What needs to be done: From the top of the records below, return each line exactly, ending with the line that contains "float ff_t = s.ff_t;".

■ ■ ■ ■ ■

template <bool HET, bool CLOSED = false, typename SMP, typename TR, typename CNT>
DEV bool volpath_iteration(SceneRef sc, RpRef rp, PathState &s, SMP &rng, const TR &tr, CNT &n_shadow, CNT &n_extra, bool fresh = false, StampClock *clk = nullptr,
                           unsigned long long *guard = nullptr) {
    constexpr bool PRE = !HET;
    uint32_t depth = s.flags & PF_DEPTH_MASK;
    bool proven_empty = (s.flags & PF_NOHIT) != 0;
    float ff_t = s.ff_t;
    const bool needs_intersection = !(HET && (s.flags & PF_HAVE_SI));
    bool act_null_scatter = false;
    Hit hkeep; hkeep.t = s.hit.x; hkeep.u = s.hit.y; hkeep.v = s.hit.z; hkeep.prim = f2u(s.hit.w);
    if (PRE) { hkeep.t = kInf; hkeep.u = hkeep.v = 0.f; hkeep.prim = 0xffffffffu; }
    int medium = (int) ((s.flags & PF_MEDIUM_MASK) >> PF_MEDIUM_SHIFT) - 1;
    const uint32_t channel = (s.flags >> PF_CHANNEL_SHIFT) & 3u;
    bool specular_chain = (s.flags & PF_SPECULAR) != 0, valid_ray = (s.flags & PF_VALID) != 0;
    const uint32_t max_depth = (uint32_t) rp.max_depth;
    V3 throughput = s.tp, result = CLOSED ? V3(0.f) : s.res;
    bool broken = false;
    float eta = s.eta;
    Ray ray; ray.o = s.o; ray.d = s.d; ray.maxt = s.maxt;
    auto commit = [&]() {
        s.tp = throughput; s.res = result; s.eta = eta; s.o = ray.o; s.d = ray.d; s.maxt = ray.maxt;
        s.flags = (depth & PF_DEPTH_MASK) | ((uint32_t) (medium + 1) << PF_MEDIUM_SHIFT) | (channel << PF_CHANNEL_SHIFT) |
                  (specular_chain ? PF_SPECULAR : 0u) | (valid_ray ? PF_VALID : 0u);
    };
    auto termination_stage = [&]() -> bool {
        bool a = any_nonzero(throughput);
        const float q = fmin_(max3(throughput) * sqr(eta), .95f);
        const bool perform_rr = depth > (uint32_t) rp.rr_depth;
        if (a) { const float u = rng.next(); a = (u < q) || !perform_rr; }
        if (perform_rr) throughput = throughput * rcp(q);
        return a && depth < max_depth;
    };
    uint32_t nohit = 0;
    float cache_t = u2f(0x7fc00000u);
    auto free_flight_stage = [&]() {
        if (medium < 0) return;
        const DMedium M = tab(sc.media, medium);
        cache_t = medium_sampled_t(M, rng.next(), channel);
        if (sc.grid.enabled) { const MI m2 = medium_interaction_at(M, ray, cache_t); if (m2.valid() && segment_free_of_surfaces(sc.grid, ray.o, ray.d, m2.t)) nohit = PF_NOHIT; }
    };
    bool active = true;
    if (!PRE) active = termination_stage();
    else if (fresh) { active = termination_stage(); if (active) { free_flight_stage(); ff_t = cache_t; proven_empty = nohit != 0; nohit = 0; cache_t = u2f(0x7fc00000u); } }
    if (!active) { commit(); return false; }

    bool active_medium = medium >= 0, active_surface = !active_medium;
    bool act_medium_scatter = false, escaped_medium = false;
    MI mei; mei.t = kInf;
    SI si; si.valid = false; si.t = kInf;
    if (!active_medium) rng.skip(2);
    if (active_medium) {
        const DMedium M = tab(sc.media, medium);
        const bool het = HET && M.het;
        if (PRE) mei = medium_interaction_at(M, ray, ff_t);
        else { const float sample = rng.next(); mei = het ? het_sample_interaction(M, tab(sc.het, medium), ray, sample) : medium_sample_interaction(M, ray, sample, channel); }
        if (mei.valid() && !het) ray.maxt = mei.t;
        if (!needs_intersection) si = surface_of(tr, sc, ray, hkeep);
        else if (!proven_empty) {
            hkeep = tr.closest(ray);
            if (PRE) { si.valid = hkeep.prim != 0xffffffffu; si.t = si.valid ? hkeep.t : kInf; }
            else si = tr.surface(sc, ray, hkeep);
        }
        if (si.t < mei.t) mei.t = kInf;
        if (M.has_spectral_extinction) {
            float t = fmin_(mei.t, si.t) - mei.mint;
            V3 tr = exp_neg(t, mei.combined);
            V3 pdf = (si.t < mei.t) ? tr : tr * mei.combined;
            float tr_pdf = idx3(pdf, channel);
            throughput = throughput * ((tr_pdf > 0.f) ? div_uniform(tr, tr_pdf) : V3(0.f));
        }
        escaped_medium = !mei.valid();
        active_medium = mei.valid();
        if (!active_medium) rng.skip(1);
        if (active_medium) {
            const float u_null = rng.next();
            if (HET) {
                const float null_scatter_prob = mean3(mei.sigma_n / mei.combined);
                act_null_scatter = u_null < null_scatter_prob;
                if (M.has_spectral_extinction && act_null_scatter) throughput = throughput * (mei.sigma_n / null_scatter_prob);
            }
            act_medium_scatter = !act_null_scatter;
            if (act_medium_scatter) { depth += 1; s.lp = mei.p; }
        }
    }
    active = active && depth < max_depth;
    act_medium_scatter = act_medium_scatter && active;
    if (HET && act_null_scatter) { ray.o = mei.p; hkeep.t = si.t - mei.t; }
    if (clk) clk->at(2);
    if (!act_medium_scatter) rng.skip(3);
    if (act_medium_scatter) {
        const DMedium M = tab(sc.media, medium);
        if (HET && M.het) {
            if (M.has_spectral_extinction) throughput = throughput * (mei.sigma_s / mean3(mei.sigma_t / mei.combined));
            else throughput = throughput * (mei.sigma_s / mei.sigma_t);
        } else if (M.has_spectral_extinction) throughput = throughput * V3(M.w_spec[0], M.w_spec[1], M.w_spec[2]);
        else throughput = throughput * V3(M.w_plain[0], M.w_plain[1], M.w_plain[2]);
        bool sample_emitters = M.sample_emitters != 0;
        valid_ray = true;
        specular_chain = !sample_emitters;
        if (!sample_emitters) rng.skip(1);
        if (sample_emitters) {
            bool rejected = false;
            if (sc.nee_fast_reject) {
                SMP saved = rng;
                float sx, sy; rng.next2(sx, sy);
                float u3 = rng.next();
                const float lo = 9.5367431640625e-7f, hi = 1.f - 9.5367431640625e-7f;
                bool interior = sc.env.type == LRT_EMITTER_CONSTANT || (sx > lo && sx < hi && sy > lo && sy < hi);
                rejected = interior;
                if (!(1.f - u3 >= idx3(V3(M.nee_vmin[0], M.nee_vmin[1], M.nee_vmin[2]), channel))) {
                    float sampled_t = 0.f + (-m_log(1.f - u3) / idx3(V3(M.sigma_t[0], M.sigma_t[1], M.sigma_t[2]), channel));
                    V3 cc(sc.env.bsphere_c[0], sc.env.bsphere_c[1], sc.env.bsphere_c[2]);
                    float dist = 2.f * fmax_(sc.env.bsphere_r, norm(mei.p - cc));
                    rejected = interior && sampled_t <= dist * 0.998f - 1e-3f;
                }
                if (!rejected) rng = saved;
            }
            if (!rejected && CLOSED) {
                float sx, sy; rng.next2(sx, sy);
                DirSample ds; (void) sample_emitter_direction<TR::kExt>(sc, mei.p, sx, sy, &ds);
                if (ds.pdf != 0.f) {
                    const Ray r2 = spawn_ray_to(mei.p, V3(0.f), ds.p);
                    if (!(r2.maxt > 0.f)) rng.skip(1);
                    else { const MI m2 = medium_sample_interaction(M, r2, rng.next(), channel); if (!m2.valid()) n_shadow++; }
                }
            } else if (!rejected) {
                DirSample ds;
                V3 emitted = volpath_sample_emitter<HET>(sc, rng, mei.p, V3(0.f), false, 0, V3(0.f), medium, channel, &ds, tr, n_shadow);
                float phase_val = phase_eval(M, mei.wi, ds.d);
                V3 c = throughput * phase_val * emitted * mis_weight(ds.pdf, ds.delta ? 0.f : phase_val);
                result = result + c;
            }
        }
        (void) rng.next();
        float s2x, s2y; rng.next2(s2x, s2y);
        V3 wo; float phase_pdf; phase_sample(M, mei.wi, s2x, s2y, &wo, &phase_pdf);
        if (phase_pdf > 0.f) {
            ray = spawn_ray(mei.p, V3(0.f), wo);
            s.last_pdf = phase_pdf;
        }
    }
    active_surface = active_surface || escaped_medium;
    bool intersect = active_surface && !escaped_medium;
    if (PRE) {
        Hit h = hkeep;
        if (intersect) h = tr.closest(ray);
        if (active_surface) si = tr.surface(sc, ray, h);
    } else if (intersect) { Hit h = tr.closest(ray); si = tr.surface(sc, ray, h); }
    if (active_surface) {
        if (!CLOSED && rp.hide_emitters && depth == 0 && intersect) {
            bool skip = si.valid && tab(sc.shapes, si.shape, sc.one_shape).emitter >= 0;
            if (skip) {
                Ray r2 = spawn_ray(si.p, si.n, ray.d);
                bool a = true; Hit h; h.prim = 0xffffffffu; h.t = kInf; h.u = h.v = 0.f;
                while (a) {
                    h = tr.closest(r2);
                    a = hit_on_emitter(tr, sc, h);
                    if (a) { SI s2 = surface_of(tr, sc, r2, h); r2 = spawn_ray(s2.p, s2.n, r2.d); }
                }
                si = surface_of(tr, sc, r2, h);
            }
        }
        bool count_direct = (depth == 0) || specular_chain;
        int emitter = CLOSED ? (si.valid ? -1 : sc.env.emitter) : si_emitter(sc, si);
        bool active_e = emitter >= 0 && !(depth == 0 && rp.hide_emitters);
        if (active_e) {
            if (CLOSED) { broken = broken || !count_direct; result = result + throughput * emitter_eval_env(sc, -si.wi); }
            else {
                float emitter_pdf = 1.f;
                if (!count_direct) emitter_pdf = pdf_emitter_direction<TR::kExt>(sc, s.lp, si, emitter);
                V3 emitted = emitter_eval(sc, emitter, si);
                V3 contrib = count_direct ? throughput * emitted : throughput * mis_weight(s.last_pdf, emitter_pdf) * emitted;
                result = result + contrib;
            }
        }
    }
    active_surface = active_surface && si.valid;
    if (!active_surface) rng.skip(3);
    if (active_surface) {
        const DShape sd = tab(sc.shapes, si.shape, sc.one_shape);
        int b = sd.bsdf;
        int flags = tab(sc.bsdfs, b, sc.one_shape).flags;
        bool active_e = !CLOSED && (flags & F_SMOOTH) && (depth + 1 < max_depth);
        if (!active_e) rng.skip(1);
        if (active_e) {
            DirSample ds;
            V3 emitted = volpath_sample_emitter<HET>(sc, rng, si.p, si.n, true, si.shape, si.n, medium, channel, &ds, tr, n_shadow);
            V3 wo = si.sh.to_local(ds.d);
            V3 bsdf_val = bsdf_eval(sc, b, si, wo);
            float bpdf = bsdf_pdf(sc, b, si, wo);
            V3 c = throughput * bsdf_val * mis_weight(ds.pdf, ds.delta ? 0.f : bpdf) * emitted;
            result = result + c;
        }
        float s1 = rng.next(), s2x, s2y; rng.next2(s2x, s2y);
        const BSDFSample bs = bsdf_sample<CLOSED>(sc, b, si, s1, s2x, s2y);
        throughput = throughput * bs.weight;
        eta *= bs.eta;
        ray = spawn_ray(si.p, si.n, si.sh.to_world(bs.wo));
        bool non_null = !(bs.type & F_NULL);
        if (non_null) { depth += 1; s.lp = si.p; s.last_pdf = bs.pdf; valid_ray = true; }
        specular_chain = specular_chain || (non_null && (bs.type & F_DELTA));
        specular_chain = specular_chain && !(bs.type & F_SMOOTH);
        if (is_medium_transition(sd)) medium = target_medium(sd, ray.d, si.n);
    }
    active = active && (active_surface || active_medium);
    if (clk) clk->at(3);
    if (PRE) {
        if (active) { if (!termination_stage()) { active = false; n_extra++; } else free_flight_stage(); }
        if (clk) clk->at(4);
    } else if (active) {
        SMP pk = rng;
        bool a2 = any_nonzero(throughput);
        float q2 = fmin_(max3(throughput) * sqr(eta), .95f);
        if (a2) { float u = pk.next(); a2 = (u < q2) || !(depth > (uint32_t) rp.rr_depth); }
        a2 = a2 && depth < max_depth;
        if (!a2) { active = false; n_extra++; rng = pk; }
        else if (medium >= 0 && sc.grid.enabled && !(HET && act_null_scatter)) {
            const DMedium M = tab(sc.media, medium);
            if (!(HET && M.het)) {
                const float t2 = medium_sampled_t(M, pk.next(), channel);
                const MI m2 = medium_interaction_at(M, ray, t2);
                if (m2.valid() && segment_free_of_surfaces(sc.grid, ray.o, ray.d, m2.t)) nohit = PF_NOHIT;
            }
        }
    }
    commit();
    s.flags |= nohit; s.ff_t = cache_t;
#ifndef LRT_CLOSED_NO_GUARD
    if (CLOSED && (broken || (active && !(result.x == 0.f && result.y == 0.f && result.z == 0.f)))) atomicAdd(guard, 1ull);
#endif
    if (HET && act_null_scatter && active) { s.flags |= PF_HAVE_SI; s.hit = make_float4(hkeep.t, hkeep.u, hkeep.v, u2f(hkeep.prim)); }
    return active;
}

■ ■ ■ ■ ■

Answer to the exercise:
template <bool HET, bool CLOSED = false, typename SMP, typename TR, typename CNT>
DEV bool volpath_iteration(SceneRef sc, RpRef rp, PathState &s, SMP &rng, const TR &tr, CNT &n_shadow, CNT &n_extra, bool fresh = false, StampClock *clk = nullptr,
                           unsigned long long *guard = nullptr) {
    constexpr bool PRE = !HET;
    uint32_t depth = s.flags & PF_DEPTH_MASK;
    bool proven_empty = (s.flags & PF_NOHIT) != 0;
    float ff_t = s.ff_t;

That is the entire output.